# Phrag. kovachii 'Morobamba'



## Drorchid (Jan 13, 2012)

*Phrag. kovachii 'Moyobamba'*

Our latest kovachii that opened up: Phrag. kovachii 'Moyobamba'. It is a cross between 'Laura' x 'Ana'. It has one more flower spike coming!

Flower:






Plant:





Robert


----------



## nikv (Jan 13, 2012)

Very nice! So what are your plans with it? Do you have any hybrids planned?


----------



## Shiva (Jan 13, 2012)

I like it! I mean really, really, really like it!


----------



## gonewild (Jan 13, 2012)

Nice!
What is the significance of 'Morobamba'?


----------



## Erythrone (Jan 13, 2012)

Really really really nice!!!!!!!!!!!!!!!!!!!!!!!!!!


----------



## Chuck (Jan 13, 2012)

Very nice bloom!
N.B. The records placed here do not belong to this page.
# life-ufes/multimodal-model-skin-lesion-classifier

Hardware: AMD Instinct MI355X
Metric: images/sec fwd+bwd, ResNet-50+crossattention bs=256 (higher is better)
Workload: dtype bf16; 1 GPU; ResNet-50 + one-hot(20) + crossattention, 224x224, train step incl. Adam; per_gpu_batch=256, global_batch=256, parallelism=dp1, weights=random init (torchvision / timm / transformers layouts), unfreeze_weights=unfrozen_weights, linear_dtype=fp32

## Files before the change

### include/mmskin.h

```cpp
#ifndef MMSKIN_H
#define MMSKIN_H
#include <stdint.h>

#ifdef __cplusplus
extern "C" {
#endif

#define MMSKIN_F32 0
#define MMSKIN_BF16 1

const char* mmskin_last_error(void);
int mmskin_version(void);

typedef struct mmskin_backbone* mmskin_backbone_t;
int mmskin_backbone_create(const char* arch, int batch, int height, int width, int dtype, mmskin_backbone_t* out);
void mmskin_backbone_destroy(mmskin_backbone_t h);
int mmskin_backbone_num_tensors(mmskin_backbone_t h, int kind );
int mmskin_backbone_tensor_info(mmskin_backbone_t h, int kind, int index, char* name, int name_cap,
                                int64_t* offset, int64_t* numel, int* ndim, int64_t* shape4);
int64_t mmskin_backbone_param_numel(mmskin_backbone_t h);
int64_t mmskin_backbone_buffer_numel(mmskin_backbone_t h);
int64_t mmskin_backbone_workspace_bytes(mmskin_backbone_t h);
int mmskin_backbone_feature_dim(mmskin_backbone_t h);
int mmskin_backbone_feature_hw(mmskin_backbone_t h, int* out_h, int* out_w);
// ... 112 lines not shown
                                  void* stream);
int64_t mmskin_adaptive_avgpool_workspace_bytes(int N, int C, int H, int W);
int mmskin_adaptive_avgpool_forward(const float* x, float* out, int N, int C, int H, int W, int dtype, void* workspace, void* stream);
int mmskin_adaptive_avgpool_backward(const float* dout, float* dx, int N, int C, int H, int W, int dtype, void* workspace, void* stream);
int64_t mmskin_stem_workspace_bytes(int N, int H, int W);
int mmskin_stem_forward(const float* x, const float* w, const float* gamma, const float* beta, float* y, int N, int H,
                        int W, float eps, int dtype, void* workspace, void* stream);
int mmskin_stem_backward(const float* dy, const float* x, const float* w, const float* gamma, const float* beta,
                         float* dw, float* dgamma, float* dbeta, int N, int H, int W, float eps, int dtype,
                         void* workspace, void* stream);

int mmskin_linear_forward(const float* x, const float* w, const float* b, float* y, int M, int K, int N, int relu,
                          void* stream);
int mmskin_linear_backward(const float* dy, const float* x, const float* w, const float* y_relu, float* dy_scratch,
                           float* dx, float* dw, float* db, int M, int K, int N, void* stream);
int mmskin_linear_gelu_backward(const float* dh, const float* x, const float* w, const float* z, float* dy_scratch, float* dx, float* dw,
                                float* db, int M, int K, int N, void* stream);
int mmskin_linear_x16_pitch(int M, int K, int N);
enum { MMSKIN_LINEAR_SMALL = 0, MMSKIN_LINEAR_BIG_F32 = 1, MMSKIN_LINEAR_BIG_BF16 = 2, MMSKIN_LINEAR_PADDED_BF16 = 3 };
int mmskin_linear_route(int M, int K, int N);
int mmskin_linear_forward_keep(const float* x, const float* w, const float* b, const float* res, float* y, void* x16_keep, int M, int K,
                               int N, int relu, void* stream);
int mmskin_linear_backward_keep(const float* dy, const void* x16, const float* w, const float* y_relu, const float* z_gelu, float* dy_scratch,
                                float* dx, float* dw, float* db, int M, int K, int N, void* stream);
int mmskin_gelu_forward_bf16(const float* z, void* h16, int64_t rows, int cols, int cols_pad, void* stream);
int mmskin_linear_forward_x16(const void* x16, const float* w, const float* b, const float* res, float* y, int M, int K, int N, int relu,
                              void* stream);
int mmskin_star_relu_forward_bf16(const float* z, const float* s, const float* b, void* h16, int64_t rows, int cols, int cols_pad,
                                  void* stream);
int mmskin_linear_star_relu_backward_keep(const float* dh, const void* x16, const float* w, const float* z, const float* s, float* dsb,
// ... 201 lines not shown
```

### multimodal-model-skin-lesion-classifier_amd/csrc/linear.hip

```cpp
#include <stdlib.h>
#include <string.h>

#include "../../include/mmskin.h"
#include "conv.h"
#include "head_internal.h"

float* head_scratch(size_t bytes, int slot) {
  constexpr int MAXDEV = 16;
  static float* buf[2][MAXDEV] = {};
  static size_t cap[2][MAXDEV] = {};
  int d = 0;
  if (hipGetDevice(&d) != hipSuccess || d < 0 || d >= MAXDEV) return nullptr;
  if (bytes > cap[slot][d]) {
    if (buf[slot][d]) (void)hipFree(buf[slot][d]);
    size_t want = bytes < (size_t)(8 << 20) ? (size_t)(8 << 20) : bytes;
    if (hipMalloc((void**)&buf[slot][d], want) != hipSuccess) { buf[slot][d] = nullptr; cap[slot][d] = 0; return nullptr; }
    cap[slot][d] = want;
  }
  return buf[slot][d];
}
__global__ void split_reduce_kernel(const float* __restrict__ part, float* __restrict__ out, int S, int64_t n) {
  for (int64_t i = blockIdx.x * (int64_t)blockDim.x + threadIdx.x; i < n; i += (int64_t)gridDim.x * blockDim.x) {
    float t = 0.f;
    for (int s2 = 0; s2 < S; ++s2) t += part[(int64_t)s2 * n + i];
// ... 68 lines not shown
                                                       int64_t sbk, int64_t ldc, int relu, int kchunk, int64_t sab,
                                                       int64_t sbb, int64_t scb) {
  __shared__ float As[LG_LDS];
  __shared__ float Bs[LG_LDS];
  if (kchunk < 0) {
    a += (int64_t)blockIdx.z * sab; b += (int64_t)blockIdx.z * sbb; c += (int64_t)blockIdx.z * scb;
  }
  if (kchunk > 0) {
    const int kb = blockIdx.z * kchunk;
    a += (int64_t)kb * sak; b += (int64_t)kb * sbk;
    c += (int64_t)blockIdx.z * M * ldc;
    K = min(kchunk, K - kb);
  }
  gemm_f32_tile<A_KC, B_KC>(a, b, c, bias, M, N, K, sam, sak, sbn, sbk, ldc, relu, blockIdx.x, blockIdx.y, As, Bs);
}
__global__ __launch_bounds__(256) void linear_bwd_small_kernel(const float* __restrict__ g, const float* __restrict__ w, const float* __restrict__ x,
                                                               float* __restrict__ dx, float* __restrict__ dw, float* __restrict__ db, int M, int K,
                                                               int N, int nx_dx, int n_dx, int nx_dw, int n_dw) {
  __shared__ float As[LG_LDS];
  __shared__ float Bs[LG_LDS];
  int b = blockIdx.x;
  if (b < n_dx) {
    gemm_f32_tile<true, false>(g, w, dx, nullptr, M, K, N, N, 1, 1, K, K, 0, b % nx_dx, b / nx_dx, As, Bs);
    return;
  }
  b -= n_dx;
  if (b < n_dw) {
    gemm_f32_tile<false, false>(g, x, dw, nullptr, N, K, M, 1, N, 1, K, K, 0, b % nx_dw, b / nx_dw, As, Bs);
    return;
  }
  b -= n_dw;
  const int cx = threadIdx.x & 31, ry = threadIdx.x >> 5, n = b * 32 + cx;
  float s0 = 0.f, s1 = 0.f, s2 = 0.f, s3 = 0.f;
  if (n < N) {
    int m = ry;
    for (; m + 24 < M; m += 32) {
      s0 += g[(int64_t)m * N + n]; s1 += g[(int64_t)(m + 8) * N + n]; s2 += g[(int64_t)(m + 16) * N + n]; s3 += g[(int64_t)(m + 24) * N + n];
    }
    for (; m < M; m += 8) s0 += g[(int64_t)m * N + n];
  }
  As[ry * 32 + cx] = (s0 + s1) + (s2 + s3);
  __syncthreads();
  if (ry == 0 && n < N) {
    float t = 0.f;
#pragma unroll
    for (int i = 0; i < 8; ++i) t += As[i * 32 + cx];
    db[n] = t;
  }
}

static int gemm_f32(const float* a, const float* b, float* c, const float* bias, int M, int N, int K, int64_t sam,
                    int64_t sak, int64_t sbn, int64_t sbk, int64_t ldc, int relu, hipStream_t st, int batch = 1,
                    int64_t sab = 0, int64_t sbb = 0, int64_t scb = 0) {
  if (M <= 0 || N <= 0) return MMSKIN_OK;
  dim3 grid(ceil_div(N, LG_T), ceil_div(M, LG_T));
  const bool akc = sak == 1, bkc = sbk == 1;
  int S = 1, kchunk = 0;
  float* out = c;
  const int tiles = grid.x * grid.y;
  if (batch > 1) {
    grid.z = batch;
  } else if (K >= 4096 && tiles < 256 && !bias && !relu && ldc == N) {
    S = ceil_div(512, tiles);
// ... 480 lines not shown
  }
  if (path == LIN_BIG_F32) {
    ConvShape s = {M, 1, 1, K, N, 1, 1, 1, 0};
    FwdFuse f; f.bias = b; f.relu = relu == 1; f.gelu = relu == 2;
    return launch_conv_fwd<float>(s, x, w, y, nullptr, nullptr, st, (b || relu) ? &f : nullptr);
  }
  rc = gemm_f32(x, w, y, b, M, N, K, K, 1, K, 1, N, relu == 1, st);
  if (rc || relu != 2) return rc;
  return mmskin_gelu_forward(y, y, (int64_t)M * N, stream);
}

struct LinearBwdOpt {
  const void* x16_kept = nullptr;
  const float* star_s = nullptr;
  float* star_sb = nullptr;
};
static int linear_backward_impl(const float* dy, const float* x, const float* w, const float* y_relu, const float* z_gelu, float* dy_scratch,
                                float* dx, float* dw, float* db, int M, int K, int N, void* stream, const LinearBwdOpt& o = LinearBwdOpt()) {
  ARG_CHECK(dy && M > 0 && K > 0 && N > 0, "linear_backward: bad argument");
  ARG_CHECK(!(y_relu && z_gelu), "linear_backward: one activation");
  hipStream_t st = ST(stream);
  const float* g = dy;
  const LinearPath path = linear_path(M, K, N);
  const bool bf16_gemm = linear_bf16_gemm(path);
  ARG_CHECK(!o.x16_kept || bf16_gemm, "linear_backward: the kept bf16 operand belongs to the bf16 large-GEMM path (mode changed since the forward?)");
  ARG_CHECK(!o.star_s || (bf16_gemm && z_gelu && o.star_sb), "linear_backward: StarReLU needs the bf16 large-GEMM path, z and the scalar gradients");
  int rc;
  if (z_gelu && !bf16_gemm) {
    ARG_CHECK(dy_scratch, "linear_backward: dy_scratch required with z_gelu");
    if ((rc = mmskin_gelu_backward(dy, z_gelu, dy_scratch, (int64_t)M * N, stream))) return rc;
    g = dy_scratch; z_gelu = nullptr;
  }
  if (y_relu) {
    ARG_CHECK(dy_scratch, "linear_backward: dy_scratch required with y_relu");
    hipLaunchKernelGGL(relu_mask_kernel, dim3(grid1d((int64_t)M * N)), dim3(256), 0, st, dy, y_relu, dy_scratch, (int64_t)M * N);
    HIP_CHECK_RET(hipGetLastError());
    g = dy_scratch;
  }
  if (bf16_gemm) {
    const bool padded = path == LIN_PADDED_BF16;
    const int Kp = padded ? pad64(K) : K, Np = padded ? pad64(N) : N;
    ConvShape s = {M, 1, 1, Kp, Np, 1, 1, 1, 0};
    const size_t slab_bytes = conv_wgrad_slab_bytes(s);
    const size_t star_floats = o.star_s ? (size_t)2 * colsum4_blocks(M, Np / 4) : 0;
    bf16_t *g16 = nullptr, *t16 = nullptr, *w16 = nullptr;
    WgradSlab slab = {nullptr, slab_bytes / sizeof(float)};
    float *star_part = nullptr, *part = nullptr;
    const bool placed = carve_scratch([&](Carver& c) {
      g16 = c.take<bf16_t>((size_t)M * Np);
      t16 = c.take<bf16_t>((size_t)M * Kp);
      w16 = c.take<bf16_t>((size_t)Np * Kp);
      slab.p = reinterpret_cast<float*>(c.take<unsigned char>(slab_bytes));
      if (star_floats) star_part = c.take<float>(star_floats);
// ... 40 lines not shown
    });
    if (!placed) { mmskin_set_error("linear_backward: scratch allocation failed"); return MMSKIN_ERR_HIP; }
    if (dx) {
      ARG_CHECK(w, "linear_backward: w required for dx");
      hipLaunchKernelGGL(transpose_f32_kernel, dim3(ceil_div(K, 32), ceil_div(N, 32)), dim3(32, 8), 0, st, w, wt, N, K);
      HIP_CHECK_RET(hipGetLastError());
      if ((rc = launch_conv_dgrad<float>(s, g, wt, dx, (const float*)nullptr, st))) return rc;
    }
    if (dw) {
      ARG_CHECK(x, "linear_backward: x required for dw");
      if ((rc = launch_conv_wgrad<float>(s, g, x, slab, dw, st))) return rc;
    }
    if (db && (rc = colsum(g, db, M, N, st))) return rc;
    return MMSKIN_OK;
  }
  if (M < 4096 && (dx || dw || db)) {
    ARG_CHECK((!dx || w) && (!dw || x), "linear_backward: w / x required");
    const int nx_dx = ceil_div(K, LG_T), n_dx = dx ? nx_dx * ceil_div(M, LG_T) : 0;
    const int nx_dw = ceil_div(K, LG_T), n_dw = dw ? nx_dw * ceil_div(N, LG_T) : 0;
    const int n_db = db ? ceil_div(N, 32) : 0;
    hipLaunchKernelGGL(linear_bwd_small_kernel, dim3(n_dx + n_dw + n_db), dim3(256), 0, st, g, w, x, dx, dw, db, M, K, N, nx_dx, n_dx, nx_dw, n_dw);
    HIP_CHECK_RET(hipGetLastError());
    return MMSKIN_OK;
  }
  if (dx) {
    ARG_CHECK(w, "linear_backward: w required for dx");
    if ((rc = gemm_f32(g, w, dx, nullptr, M, K, N, N, 1, 1, K, K, 0, st))) return rc;
  }
  if (dw) {
    ARG_CHECK(x, "linear_backward: x required for dw");
    if ((rc = gemm_f32(g, x, dw, nullptr, N, K, M, 1, N, 1, K, K, 0, st))) return rc;
  }
  if (db && (rc = colsum(g, db, M, N, st))) return rc;
  return MMSKIN_OK;
}
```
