__global__ __launch_bounds__(256) void bg_stream_fill_kernel(uint4* __restrict__ dst, size_t n16, uint32_t seed) {
  const size_t i = (size_t)blockIdx.x * 256 + threadIdx.x;
  if (i < n16) dst[i] = make_uint4(seed, (uint32_t)i, 0u, seed ^ (uint32_t)i);
}
int bg_bench_fill(void* dst_dev, uint64_t bytes, int iters, double* gbps_out, void* stream) {
  if (!dst_dev || !gbps_out || bytes < 16 || iters < 1 || ((uintptr_t)dst_dev & 15)) { g_create_err = "bg_bench_fill: bad arguments"; return BG_E_ARG; }
  hipStream_t s = (hipStream_t)stream;
  const size_t n16 = bytes / 16;
  const unsigned grid = (unsigned)((n16 + 255) / 256);
  hipEvent_t a, b;
  BG_HIP0(hipEventCreate(&a)); BG_HIP0(hipEventCreate(&b));
  for (int i = 0; i < 2; i++) hipLaunchKernelGGL(bg_stream_fill_kernel, dim3(grid), dim3(256), 0, s, (uint4*)dst_dev, n16, 0u);
  BG_HIP0(hipEventRecord(a, s));
  for (int i = 0; i < iters; i++) hipLaunchKernelGGL(bg_stream_fill_kernel, dim3(grid), dim3(256), 0, s, (uint4*)dst_dev, n16, (uint32_t)i + 1u);
  BG_HIP0(hipEventRecord(b, s));
  BG_HIP0(hipGetLastError());
  BG_HIP0(hipEventSynchronize(b));
  float ms = 0;
  BG_HIP0(hipEventElapsedTime(&ms, a, b));
  (void)hipEventDestroy(a); (void)hipEventDestroy(b);
  *gbps_out = ms > 0 ? (double)(n16 * 16) * iters / (ms * 1e-3) / 1e9 : 0.0;
  return 0;
}

struct BgOpTimer {
  hipEvent_t a = nullptr, b = nullptr;
  bool on = false;
  int begin(float* out, hipStream_t s) { on = out != nullptr; if (!on) return 0; BG_HIP0(hipEventCreate(&a)); BG_HIP0(hipEventCreate(&b)); BG_HIP0(hipEventRecord(a, s)); return 0; }
  void mark(hipStream_t s) { if (on) (void)hipEventRecord(b, s); }
  int end(float* out) { if (!on) return 0; BG_HIP0(hipEventSynchronize(b)); BG_HIP0(hipEventElapsedTime(out, a, b)); (void)hipEventDestroy(a); (void)hipEventDestroy(b); return 0; }
};

int bg_classify_batch_ex(const uint8_t* cards_dev, const uint8_t* n_dev, uint8_t* hand_type_dev, int64_t m, int lanes_per_case,
                         float* kernel_ms_out, void* stream) {
  if (!cards_dev || !n_dev || !hand_type_dev || m < 0 || ((uintptr_t)cards_dev & 7) || (lanes_per_case != 1 && lanes_per_case != 8)) {
    g_create_err = "bg_classify_batch: bad arguments (cards_dev must be 8-byte aligned, lanes_per_case 1 or 8)"; return BG_E_ARG;
  }
  if (kernel_ms_out) *kernel_ms_out = 0.f;
  if (m == 0) return 0;
  hipStream_t s = (hipStream_t)stream;
  BgOpTimer tm;
  int rc = tm.begin(kernel_ms_out, s);
  if (rc) return rc;
  if (lanes_per_case == 1)
    hipLaunchKernelGGL(bg_classify_batch_kernel, dim3((unsigned)((m + BG_BLOCK - 1) / BG_BLOCK)), dim3(BG_BLOCK), 0, s, cards_dev, n_dev, hand_type_dev, (long long)m);
  else
    hipLaunchKernelGGL(bg_classify_batch_l8_kernel, dim3((unsigned)((m * 8 + BG_BLOCK - 1) / BG_BLOCK)), dim3(BG_BLOCK), 0, s, cards_dev, n_dev, hand_type_dev, (long long)m);
  tm.mark(s);
  BG_HIP0(hipGetLastError());
  return tm.end(kernel_ms_out);
}
int bg_classify_batch(const uint8_t* cards_dev, const uint8_t* n_dev, uint8_t* hand_type_dev, int64_t m, void* stream) {
  return bg_classify_batch_ex(cards_dev, n_dev, hand_type_dev, m, 1, nullptr, stream);
}

int bg_encode_cols(int layout) { const int d = bg_enc_cols(layout); return d > 0 ? d : BG_E_ARG; }

int bg_encode_rows(const uint8_t* rows_dev, uint64_t row_stride_bytes, int64_t m, int layout, int out_dtype, void* out_dev,
                   uint64_t out_stride_elems, float* kernel_ms_out, void* stream) {
  const int D = bg_enc_cols(layout);
  const uint64_t es = out_dtype == BG_ENC_F32 ? 4u : 2u;
  const char* bad = nullptr;
  if (D < 0) bad = "layout must be BG_ENC_PRODUCED, BG_ENC_FIXED or BG_ENC_EXTRACTOR";
  else if (out_dtype != BG_ENC_F32 && out_dtype != BG_ENC_BF16) bad = "out_dtype must be BG_ENC_F32 or BG_ENC_BF16";
  else if (m < 0 || m > (int64_t)BG_ENC_RECS * 0x7fffffffll) bad = "m out of range";
  else if (const char* r = bg_rows_args(rows_dev, row_stride_bytes)) bad = r;
  else if (!out_dev || ((uintptr_t)out_dev & (es - 1))) bad = "out_dev must be a device pointer aligned to its element type";
  else if (out_stride_elems < (uint64_t)D || out_stride_elems > 0xffffffffull) bad = "out_stride_elems must be >= the layout's column count";
  if (bad) { g_create_err = std::string("bg_encode_rows: ") + bad; return BG_E_ARG; }
  if (kernel_ms_out) *kernel_ms_out = 0.f;
  if (m == 0) return 0;
  const bool base16 = ((uintptr_t)out_dev & 15) == 0;
  const int st = base16 && (out_stride_elems * es) % 16 == 0 ? BG_ENC_ST_ROWS : base16 && out_stride_elems == (uint64_t)D ? BG_ENC_ST_FLAT : BG_ENC_ST_ELEM;
  const unsigned grid = (unsigned)((m + BG_ENC_RECS - 1) / BG_ENC_RECS);
  hipStream_t s = (hipStream_t)stream;
  BgOpTimer tm;
  int rc = tm.begin(kernel_ms_out, s);
  if (rc) return rc;
#define BG_ENC_GO(L, T) bg_encode_launch<L, T>(st, grid, s, rows_dev, row_stride_bytes, (long long)m, out_dev, out_stride_elems)
  if (out_dtype == BG_ENC_F32) { if (layout == BG_ENC_PRODUCED) BG_ENC_GO(BG_ENC_PRODUCED, BG_ENC_F32); else if (layout == BG_ENC_FIXED) BG_ENC_GO(BG_ENC_FIXED, BG_ENC_F32); else BG_ENC_GO(BG_ENC_EXTRACTOR, BG_ENC_F32); }
  else { if (layout == BG_ENC_PRODUCED) BG_ENC_GO(BG_ENC_PRODUCED, BG_ENC_BF16); else if (layout == BG_ENC_FIXED) BG_ENC_GO(BG_ENC_FIXED, BG_ENC_BF16); else BG_ENC_GO(BG_ENC_EXTRACTOR, BG_ENC_BF16); }
#undef BG_ENC_GO
  tm.mark(s);
  BG_HIP0(hipGetLastError());
  return tm.end(kernel_ms_out);
}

It is well photographed also.


----------



## Drorchid (Jan 13, 2012)

gonewild said:


> Nice!
> What is the significance of 'Morobamba'?



oeps, I misspelled it, it should be 'Moyobamba'. It is named after a town in Northern Peru, and also means "Circular Plain' in Quechua. As the flowers are pretty "circular" we thought it was an appropriate name.

http://en.wikipedia.org/wiki/Moyobamba

Robert


----------



## slippertalker (Jan 13, 2012)

Nice flower and plant.....my kovachii's have spikes but the spikes have stopped progressing. Is that something you have seen with yours or is it my particular problem? The inflorescenses are seemingly ready to bloom but the buds aren't forming. They have been in spike for several months.


----------



## Drorchid (Jan 13, 2012)

slippertalker said:


> Nice flower and plant.....my kovachii's have spikes but the spikes have stopped progressing. Is that something you have seen with yours or is it my particular problem? The inflorescenses are seemingly ready to bloom but the buds aren't forming. They have been in spike for several months.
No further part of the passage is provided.